● **INFORMATION PROVIDED**
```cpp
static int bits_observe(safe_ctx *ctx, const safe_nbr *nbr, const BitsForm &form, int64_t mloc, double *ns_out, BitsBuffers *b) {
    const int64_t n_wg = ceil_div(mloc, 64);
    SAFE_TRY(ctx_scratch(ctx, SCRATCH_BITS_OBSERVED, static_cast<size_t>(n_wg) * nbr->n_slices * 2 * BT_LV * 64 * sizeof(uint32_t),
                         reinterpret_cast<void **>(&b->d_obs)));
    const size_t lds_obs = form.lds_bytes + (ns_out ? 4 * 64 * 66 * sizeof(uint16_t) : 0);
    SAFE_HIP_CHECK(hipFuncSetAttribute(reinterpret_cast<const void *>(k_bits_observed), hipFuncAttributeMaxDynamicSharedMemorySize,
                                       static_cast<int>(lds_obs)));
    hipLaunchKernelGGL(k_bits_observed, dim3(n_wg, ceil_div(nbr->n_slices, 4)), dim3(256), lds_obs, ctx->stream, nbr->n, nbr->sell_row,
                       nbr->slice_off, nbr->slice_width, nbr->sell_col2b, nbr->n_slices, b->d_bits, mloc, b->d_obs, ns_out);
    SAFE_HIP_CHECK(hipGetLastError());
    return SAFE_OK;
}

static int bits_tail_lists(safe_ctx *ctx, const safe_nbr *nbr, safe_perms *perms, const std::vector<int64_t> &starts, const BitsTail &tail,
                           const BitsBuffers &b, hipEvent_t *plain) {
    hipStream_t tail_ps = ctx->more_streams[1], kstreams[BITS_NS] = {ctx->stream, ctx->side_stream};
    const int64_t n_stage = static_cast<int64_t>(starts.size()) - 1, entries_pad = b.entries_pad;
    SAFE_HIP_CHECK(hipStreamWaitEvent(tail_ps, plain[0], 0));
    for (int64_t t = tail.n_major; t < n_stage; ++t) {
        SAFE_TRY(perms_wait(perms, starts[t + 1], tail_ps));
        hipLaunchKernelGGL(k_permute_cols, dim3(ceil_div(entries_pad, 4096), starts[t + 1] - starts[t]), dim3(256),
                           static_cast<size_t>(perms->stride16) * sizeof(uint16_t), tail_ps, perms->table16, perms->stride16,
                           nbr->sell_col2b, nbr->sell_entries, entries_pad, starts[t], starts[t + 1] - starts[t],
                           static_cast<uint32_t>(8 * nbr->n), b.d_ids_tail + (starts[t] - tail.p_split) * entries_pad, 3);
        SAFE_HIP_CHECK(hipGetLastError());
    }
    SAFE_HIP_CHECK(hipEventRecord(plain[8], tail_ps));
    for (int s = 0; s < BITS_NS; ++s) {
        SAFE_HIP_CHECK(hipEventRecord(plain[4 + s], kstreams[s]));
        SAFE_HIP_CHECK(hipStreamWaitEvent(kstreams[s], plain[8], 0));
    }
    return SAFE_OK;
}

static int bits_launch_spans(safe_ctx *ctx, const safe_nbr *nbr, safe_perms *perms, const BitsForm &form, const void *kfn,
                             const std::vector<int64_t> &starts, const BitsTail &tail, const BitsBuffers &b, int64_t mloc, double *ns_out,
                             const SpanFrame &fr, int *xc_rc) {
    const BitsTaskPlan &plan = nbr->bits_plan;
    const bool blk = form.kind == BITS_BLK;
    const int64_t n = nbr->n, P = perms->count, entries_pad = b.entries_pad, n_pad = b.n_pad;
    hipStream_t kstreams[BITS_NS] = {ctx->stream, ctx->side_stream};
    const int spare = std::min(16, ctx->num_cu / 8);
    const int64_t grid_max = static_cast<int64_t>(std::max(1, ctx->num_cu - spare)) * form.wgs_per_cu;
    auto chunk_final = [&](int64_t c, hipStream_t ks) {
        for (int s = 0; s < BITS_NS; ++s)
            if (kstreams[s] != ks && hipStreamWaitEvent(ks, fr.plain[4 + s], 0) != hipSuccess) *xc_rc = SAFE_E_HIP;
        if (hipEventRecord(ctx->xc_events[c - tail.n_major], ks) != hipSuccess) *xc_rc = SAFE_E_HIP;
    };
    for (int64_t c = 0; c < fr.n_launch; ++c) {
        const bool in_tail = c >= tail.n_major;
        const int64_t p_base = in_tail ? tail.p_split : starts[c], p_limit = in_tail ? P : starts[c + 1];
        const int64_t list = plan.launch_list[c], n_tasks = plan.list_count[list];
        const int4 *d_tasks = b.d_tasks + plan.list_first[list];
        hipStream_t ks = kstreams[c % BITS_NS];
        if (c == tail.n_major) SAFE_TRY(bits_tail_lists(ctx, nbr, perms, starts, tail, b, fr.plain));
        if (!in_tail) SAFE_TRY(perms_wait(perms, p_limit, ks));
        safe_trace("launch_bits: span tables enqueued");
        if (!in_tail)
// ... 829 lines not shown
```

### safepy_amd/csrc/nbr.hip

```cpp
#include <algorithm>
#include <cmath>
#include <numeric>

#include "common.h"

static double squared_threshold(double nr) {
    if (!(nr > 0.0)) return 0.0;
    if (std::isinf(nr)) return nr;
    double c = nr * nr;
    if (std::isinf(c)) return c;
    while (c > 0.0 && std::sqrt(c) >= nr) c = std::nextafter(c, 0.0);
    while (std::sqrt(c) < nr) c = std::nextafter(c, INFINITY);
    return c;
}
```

● **ACTIVITY**
All entries above are to be repeated verbatim, down to the last line.

● **SOLUTION TO THIS TASK**
```cpp
static int bits_observe(safe_ctx *ctx, const safe_nbr *nbr, const BitsForm &form, int64_t mloc, double *ns_out, BitsBuffers *b) {
    const int64_t n_wg = ceil_div(mloc, 64);
    SAFE_TRY(ctx_scratch(ctx, SCRATCH_BITS_OBSERVED, static_cast<size_t>(n_wg) * nbr->n_slices * 2 * BT_LV * 64 * sizeof(uint32_t),
                         reinterpret_cast<void **>(&b->d_obs)));
    const size_t lds_obs = form.lds_bytes + (ns_out ? 4 * 64 * 66 * sizeof(uint16_t) : 0);
    SAFE_HIP_CHECK(hipFuncSetAttribute(reinterpret_cast<const void *>(k_bits_observed), hipFuncAttributeMaxDynamicSharedMemorySize,
                                       static_cast<int>(lds_obs)));
    hipLaunchKernelGGL(k_bits_observed, dim3(n_wg, ceil_div(nbr->n_slices, 4)), dim3(256), lds_obs, ctx->stream, nbr->n, nbr->sell_row,
                       nbr->slice_off, nbr->slice_width, nbr->sell_col2b, nbr->n_slices, b->d_bits, mloc, b->d_obs, ns_out);
    SAFE_HIP_CHECK(hipGetLastError());
    return SAFE_OK;
}

static int bits_tail_lists(safe_ctx *ctx, const safe_nbr *nbr, safe_perms *perms, const std::vector<int64_t> &starts, const BitsTail &tail,
                           const BitsBuffers &b, hipEvent_t *plain) {
    hipStream_t tail_ps = ctx->more_streams[1], kstreams[BITS_NS] = {ctx->stream, ctx->side_stream};
    const int64_t n_stage = static_cast<int64_t>(starts.size()) - 1, entries_pad = b.entries_pad;
    SAFE_HIP_CHECK(hipStreamWaitEvent(tail_ps, plain[0], 0));
    for (int64_t t = tail.n_major; t < n_stage; ++t) {
        SAFE_TRY(perms_wait(perms, starts[t + 1], tail_ps));
        hipLaunchKernelGGL(k_permute_cols, dim3(ceil_div(entries_pad, 4096), starts[t + 1] - starts[t]), dim3(256),
                           static_cast<size_t>(perms->stride16) * sizeof(uint16_t), tail_ps, perms->table16, perms->stride16,
                           nbr->sell_col2b, nbr->sell_entries, entries_pad, starts[t], starts[t + 1] - starts[t],
                           static_cast<uint32_t>(8 * nbr->n), b.d_ids_tail + (starts[t] - tail.p_split) * entries_pad, 3);
        SAFE_HIP_CHECK(hipGetLastError());
    }
    SAFE_HIP_CHECK(hipEventRecord(plain[8], tail_ps));
    for (int s = 0; s < BITS_NS; ++s) {
        SAFE_HIP_CHECK(hipEventRecord(plain[4 + s], kstreams[s]));
        SAFE_HIP_CHECK(hipStreamWaitEvent(kstreams[s], plain[8], 0));
    }
    return SAFE_OK;
}

static int bits_launch_spans(safe_ctx *ctx, const safe_nbr *nbr, safe_perms *perms, const BitsForm &form, const void *kfn,
                             const std::vector<int64_t> &starts, const BitsTail &tail, const BitsBuffers &b, int64_t mloc, double *ns_out,
                             const SpanFrame &fr, int *xc_rc) {
    const BitsTaskPlan &plan = nbr->bits_plan;
    const bool blk = form.kind == BITS_BLK;
    const int64_t n = nbr->n, P = perms->count, entries_pad = b.entries_pad, n_pad = b.n_pad;
    hipStream_t kstreams[BITS_NS] = {ctx->stream, ctx->side_stream};
    const int spare = std::min(16, ctx->num_cu / 8);
    const int64_t grid_max = static_cast<int64_t>(std::max(1, ctx->num_cu - spare)) * form.wgs_per_cu;
    auto chunk_final = [&](int64_t c, hipStream_t ks) {
        for (int s = 0; s < BITS_NS; ++s)
            if (kstreams[s] != ks && hipStreamWaitEvent(ks, fr.plain[4 + s], 0) != hipSuccess) *xc_rc = SAFE_E_HIP;
        if (hipEventRecord(ctx->xc_events[c - tail.n_major], ks) != hipSuccess) *xc_rc = SAFE_E_HIP;
    };
    for (int64_t c = 0; c < fr.n_launch; ++c) {
        const bool in_tail = c >= tail.n_major;
        const int64_t p_base = in_tail ? tail.p_split : starts[c], p_limit = in_tail ? P : starts[c + 1];
        const int64_t list = plan.launch_list[c], n_tasks = plan.list_count[list];
        const int4 *d_tasks = b.d_tasks + plan.list_first[list];
        hipStream_t ks = kstreams[c % BITS_NS];
        if (c == tail.n_major) SAFE_TRY(bits_tail_lists(ctx, nbr, perms, starts, tail, b, fr.plain));
        if (!in_tail) SAFE_TRY(perms_wait(perms, p_limit, ks));
        safe_trace("launch_bits: span tables enqueued");
        if (!in_tail)
// ... 829 lines not shown
```

### safepy_amd/csrc/nbr.hip

```cpp
#include <algorithm>
#include <cmath>
#include <numeric>

#include "common.h"

static double squared_threshold(double nr) {
    if (!(nr > 0.0)) return 0.0;
    if (std::isinf(nr)) return nr;
    double c = nr * nr;
    if (std::isinf(c)) return c;
    while (c > 0.0 && std::sqrt(c) >= nr) c = std::nextafter(c, 0.0);
    while (std::sqrt(c) < nr) c = std::nextafter(c, INFINITY);
    return c;
}
```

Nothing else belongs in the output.